Fig. 3.BRD9 inhibitor or degrader synergize with Dex to repress macrophage inflammatory responses. (A) GSEA enrichment plot showing the similarity between RNA-seq of LPS-induced, iBRD9/dBRD9 BMDM, and LPS-induced, Dex-repressed BMDM. (B) Heatmap of genes synergistically repressed or activated by iBRD9/dBRD9 and Dex in LPS-stimulated BMDM. (C) Enriched GO categories. (D) Heatmap of genes synergistically repressed or activated by dBRD9 and Dex in LPS+IFN-γ activated BMDM. (E) Enriched GO categories. (F) LISA analysis of potential enriched upstream regulator of LPS/LPS+IFN-γ induced, Dex-dBRD9 repressed genes.
Fig. 4.Depletion of BRD9 reprogram GR occupancy to potentiate the GR-mediated antiinflammatory responses. (A, Left) Heatmap of GR binding sites defined in ChIP-seq in RAW264.7 cells.
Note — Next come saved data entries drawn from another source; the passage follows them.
## Defer non-flat weight-variance mesh stats to a compacted persistent kernel

The two-mode mesh statistics kernel now handles only the image statistics and the flat-weight fast path. Non-flat weight meshes are appended to a device-side work list through an atomic counter. A second persistent kernel then processes that list with a grid-stride loop and a double-buffered counter. This lets the common kernel drop the weight reload and variance histogram, so it can run with higher occupancy (launch bound raised to 6 waves per SIMD). The cost is an extra kernel launch, atomics, and a second pass over the weights for the deferred meshes.

```diff
diff --git a/zuds-pipeline_amd/csrc/background.hip b/zuds-pipeline_amd/csrc/background.hip
--- a/zuds-pipeline_amd/csrc/background.hip
+++ b/zuds-pipeline_amd/csrc/background.hip
@@ -376,26 +376,23 @@
 }
 
 #ifndef BKF_WPS
-#define BKF_WPS 4
+#define BKF_WPS 6
 #endif
+#define BKF_WPS_VAR 4
+#define BKD_HDR 4
 template <int SEL>
-__global__ __launch_bounds__(BKF_THREADS, BKF_WPS) void k_mesh_stats_fast(const bk_batch B, int nx, int ny, int mesh,
-                                                                 int nbx, int nby, float wthresh, int vec_ok,
-                                                                 int dbg, mesh_dump* __restrict__ dump) {
-    extern __shared__ char smem_raw[];
-    meshf_lds* S = reinterpret_cast<meshf_lds*>(smem_raw);
-    constexpr int NM = SEL == 2 ? 2 : 1;
-    const int frame = blockIdx.z;
+__device__ __forceinline__ void mesh_stats_body(const bk_batch& B, meshf_lds* S, const int frame, const int mi,
+                                                const int mj, int nx, int ny, int mesh, int nbx, int nby,
+                                                float wthresh, int vec_ok, int dbg,
+                                                mesh_dump* __restrict__ dump, mesh_dump* __restrict__ D0,
+                                                mesh_dump* __restrict__ D1, int* __restrict__ defer, int turn) {
     const float* __restrict__ img = B.img[frame];
     const float* __restrict__ wgt = B.wgt[frame];
-    const int mi = blockIdx.x, mj = blockIdx.y;
     const int x0 = mi * mesh, y0 = mj * mesh;
     const int w = min(mesh, nx - x0), h = min(mesh, ny - y0);
     const int area = w * h;
     const int tid = threadIdx.x;
     const float qnan = __builtin_nanf("");
-    mesh_dump* D0 = dump + ((size_t)(frame * NM) * nby + mj) * nbx + mi;
-    mesh_dump* D1 = D0 + (size_t)(NM - 1) * nby * nbx;
 
     float v[BKF_PX];
     float wmn = __builtin_inff(), wmx = -__builtin_inff();
@@ -484,22 +481,13 @@
             D1->mean0 = (double)inv;
             D1->valid = 2;
         }
+        if (SEL == 2 && !flat && tid == 0) {
+            D1->valid = 0;
+            defer[BKD_HDR + atomicAdd(&defer[turn], 1)] = (frame * nby + mj) * nbx + mi;
+        }
     }
     if (SEL != 1) mesh_general(v, area, S, D0, dbg, khint, 0);
-    if (SEL == 0 || flat) return;
-    if (SEL == 2) {
-        __syncthreads();
-#pragma unroll
-        for (int k = 0; k < BKF_PX / 4; ++k) {
-            const int row = BKF_ROWS * k + r32;
-#pragma unroll
-            for (int j = 0; j < 4; ++j) {
-                float x = qnan;
-                if (row < h && c4 + j < w) x = wgt[(size_t)(y0 + row) * nx + x0 + c4 + j];
-                v[4 * k + j] = (x > wthresh && x > -BK_BIG) ? x : qnan;
-            }
-        }
-    }
+    if (SEL != 1 || flat) return;
 #pragma unroll
     for (int k = 0; k < BKF_PX; ++k) {
         const float x = v[k];
@@ -509,6 +497,36 @@
     }
     __syncthreads();
     mesh_general(v, area, S, D1, dbg, qnan, 2);
+}
+
+template <int SEL>
+__global__ __launch_bounds__(BKF_THREADS, SEL == 1 ? BKF_WPS_VAR : BKF_WPS) void k_mesh_stats_fast(
+    const bk_batch B, int nx, int ny, int mesh, int nbx, int nby, float wthresh, int vec_ok, int dbg,
+    mesh_dump* __restrict__ dump, int* __restrict__ defer, int turn) {
+    extern __shared__ char smem_raw[];
+    meshf_lds* S = reinterpret_cast<meshf_lds*>(smem_raw);
+    constexpr int NM = SEL == 2 ? 2 : 1;
+    const int frame = blockIdx.z, mi = blockIdx.x, mj = blockIdx.y;
+    mesh_dump* D0 = dump + ((size_t)(frame * NM) * nby + mj) * nbx + mi;
+    mesh_dump* D1 = D0 + (size_t)(NM - 1) * nby * nbx;
+    mesh_stats_body<SEL>(B, S, frame, mi, mj, nx, ny, mesh, nbx, nby, wthresh, vec_ok, dbg, dump, D0, D1, defer, turn);
+}
+
+__global__ __launch_bounds__(BKF_THREADS, BKF_WPS_VAR) void k_mesh_stats_deferred(
+    const bk_batch B, int nx, int ny, int mesh, int nbx, int nby, float wthresh, int vec_ok,
+    mesh_dump* __restrict__ dump, int* __restrict__ defer, int turn) {
+    extern __shared__ char smem_raw[];
+    meshf_lds* S = reinterpret_cast<meshf_lds*>(smem_raw);
+    const int count = defer[turn];
+    if (blockIdx.x == 0 && threadIdx.x == 0) defer[turn ^ 1] = 0;
+    for (int i = blockIdx.x; i < count; i += gridDim.x) {
+        const int e = defer[BKD_HDR + i];
+        const int mi = e % nbx, fj = e / nbx;
+        const int mj = fj % nby, frame = fj / nby;
+        mesh_dump* D1 = dump + ((size_t)(frame * 2 + 1) * nby + mj) * nbx + mi;
+        mesh_stats_body<1>(B, S, frame, mi, mj, nx, ny, mesh, nbx, nby, wthresh, vec_ok, 0, dump, D1, D1, nullptr, 0);
+        __syncthreads();
+    }
 }
 
 __global__ __launch_bounds__(64) void k_mesh_guess(const mesh_dump* __restrict__ dump, int n, int nmode,
@@ -1005,15 +1023,29 @@
             ZM_TRY(ctx->get((std::string(slot) + "_dump").c_str(),
                             sizeof(mesh_dump) * 2 * (size_t)n * std::min(nf, BK_BATCH), (void**)&dump));
             const dim3 grid(nbx, nby, nb), block(BKF_THREADS, 1, 1);
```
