int spp_analyze(spp_ctx *ctx, int64_t nb, const int64_t *col_ptr, const int64_t *row_idx,
	const int64_t *blk_off, const int32_t *dim, int mode)
{
	if(!ctx)
		return SPP_E_BADARG;
	SPP_TRY(ctx)
	SPP_REQUIRE(nb > 0 && col_ptr && row_idx && blk_off && dim, SPP_E_BADARG, "spp_analyze: null or empty structure");
	SPP_REQUIRE(col_ptr[0] == 0 && col_ptr[nb] >= nb, SPP_E_BADARG, "spp_analyze: column pointers must start at 0 and hold every diagonal block");
	SPP_HIP_CHECK(hipSetDevice(ctx->device));
	ctx->mode = -1;
	drop_kept_factors(ctx);
	ctx_drain(ctx);
	VClock clk("spp_analyze");
	Structure st;
	st.nb = nb;
	st.nnzb = col_ptr[nb];
	st.col_ptr.assign(col_ptr, col_ptr + nb + 1);
	SPP_REQUIRE(st.nnzb >= nb, SPP_E_BADARG, "spp_analyze: fewer blocks than block columns");
	for(int64_t j = 0; j < nb; ++ j)
		SPP_REQUIRE(col_ptr[j + 1] > col_ptr[j], SPP_E_BADARG, "every block column needs its diagonal block");
	st.dim.assign(dim, dim + nb);
	st.base.resize(nb + 1);
	st.base[0] = 0;
	for(int64_t j = 0; j < nb; ++ j) {
		SPP_REQUIRE(dim[j] > 0 && dim[j] <= 8, SPP_E_BADARG, "block widths must be in 1..8");
		st.base[j + 1] = st.base[j] + dim[j];
	}
	st.n = st.base[nb];
	st.row_idx.resize(st.nnzb);
	st.blk_off.resize(st.nnzb);
	{
		const int nt = plan_threads(st.nnzb);
		std::vector<int64_t> jcut, nvals_t(nt, 0);
		balanced_cuts(st.col_ptr, nt, jcut);
		run_threads(nt, [&](int t) {
			const int64_t p0 = col_ptr[jcut[t]], p1 = col_ptr[jcut[t + 1]];
			if(p1 > p0) {
				memcpy(st.row_idx.data() + p0, row_idx + p0, (size_t)(p1 - p0) * sizeof(int64_t));
				memcpy(st.blk_off.data() + p0, blk_off + p0, (size_t)(p1 - p0) * sizeof(int64_t));
			}
			int64_t nv = 0;
			for(int64_t j = jcut[t]; j < jcut[t + 1]; ++ j) {
				for(int64_t p = col_ptr[j]; p < col_ptr[j + 1]; ++ p) {
					const int64_t i = row_idx[p];
					SPP_REQUIRE(i >= 0 && i <= j, SPP_E_BADARG, "only the upper triangle may be stored");
					SPP_REQUIRE(p == col_ptr[j] || row_idx[p - 1] < i, SPP_E_BADARG, "rows must ascend within a column");
					SPP_REQUIRE(blk_off[p] >= 0, SPP_E_BADARG, "negative block offset");
					nv = std::max<int64_t>(nv, blk_off[p] + (int64_t)dim[i] * dim[j]);
				}
				SPP_REQUIRE(row_idx[col_ptr[j + 1] - 1] == j, SPP_E_BADARG, "diagonal block missing (must be last in its column)");
			}
			nvals_t[t] = nv;
		});
		st.nvals = 0;
		for(int t = 0; t < nt; ++ t)
			st.nvals = std::max(st.nvals, nvals_t[t]);
	}
	ctx->st = std::move(st);
	Structure &st_ref = ctx->st;
	clk.lap("structure copied + validated");
	ctx->schur.release_all();
	sparse_release(ctx);
	clk.lap("old plans released");
	int dp, dl;
	int chosen = mode;
	if(mode == SPP_MODE_AUTO) {
		chosen = SPP_MODE_SPARSE;
		if(schur_applicable(st_ref, &dp, &dl)) {
			int64_t n_red = 0;
			for(int64_t j = 0; j < nb; ++ j)
				n_red += (dim[j] == dp) ? dp : 0;
			chosen = (n_red <= 16384) ? SPP_MODE_SCHUR : SPP_MODE_SCHUR_SPARSE;
		}
	}
	SPP_REQUIRE(chosen == SPP_MODE_SCHUR || chosen == SPP_MODE_SPARSE || chosen == SPP_MODE_SCHUR_SPARSE ||
		chosen == SPP_MODE_SCHUR_MIS, SPP_E_BADARG, "unknown mode");
	SPP_REQUIRE((chosen != SPP_MODE_SPARSE && chosen != SPP_MODE_SCHUR_MIS) || ctx->shard_world == 1, SPP_E_UNSUPPORTED,
		"only the Schur modes shard (over landmarks); pose graphs run as replicas (DESIGN.md, multi-GPU)");
	ctx->mode = -1;
	if(chosen == SPP_MODE_SCHUR || chosen == SPP_MODE_SCHUR_SPARSE || chosen == SPP_MODE_SCHUR_MIS) {
		const bool mis = chosen == SPP_MODE_SCHUR_MIS;
		const bool sparse_S = chosen != SPP_MODE_SCHUR;
		build_schur_plan(ctx, sparse_S, mis);
		clk.lap("schur plan (all of it)");
		ctx->schur.mis = mis;
		ctx->order.clear();
		ctx->order.reserve((size_t)st_ref.nb);
		if(sparse_S) {
			sparse_analyze(ctx, ctx->schur.s_st);
			std::vector<int64_t> red = ctx->order;
			ctx->order.clear();
			for(size_t i = 0; i < red.size(); ++ i)
				ctx->order.push_back(ctx->schur.pose_block[red[i]]);
			chosen = SPP_MODE_SCHUR;
		} else
		for(size_t i = 0; i < ctx->schur.pose_block.size(); ++ i)
			ctx->order.push_back(ctx->schur.pose_block[i]);
		for(int64_t j = 0; j < st_ref.nb; ++ j)
			if(ctx->schur.is_lm[j])
				ctx->order.push_back(j);
	} else
		sparse_analyze(ctx, ctx->st);
	ctx->mode = chosen;
	clk.lap("plan + ordering");
	return SPP_OK;
	SPP_CATCH(ctx)
}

GR peaks are group in three categories, based on GR binding changes with the presence of dBRD9. (Right) CUT&RUN of BRD9 binding intensity around GR peaks. (B) Motif analysis showing enrichment of TF binding motifs in all GR peaks. (C) Average binding intensity of group I peaks and group III peaks. (D) GO of genes associated with class I and III GR peaks. (E) Examples of loci with increased GR binding when dBRD9 is present. (F) Heatmap of class I GR peaks associated genes that are differentially expressed between LPS+Dex and LPS+Dex+dBRD9. (G) GO of genes associated with GR peaks containing GRE, PU.1, AP-1, or GATA3 binding motifs.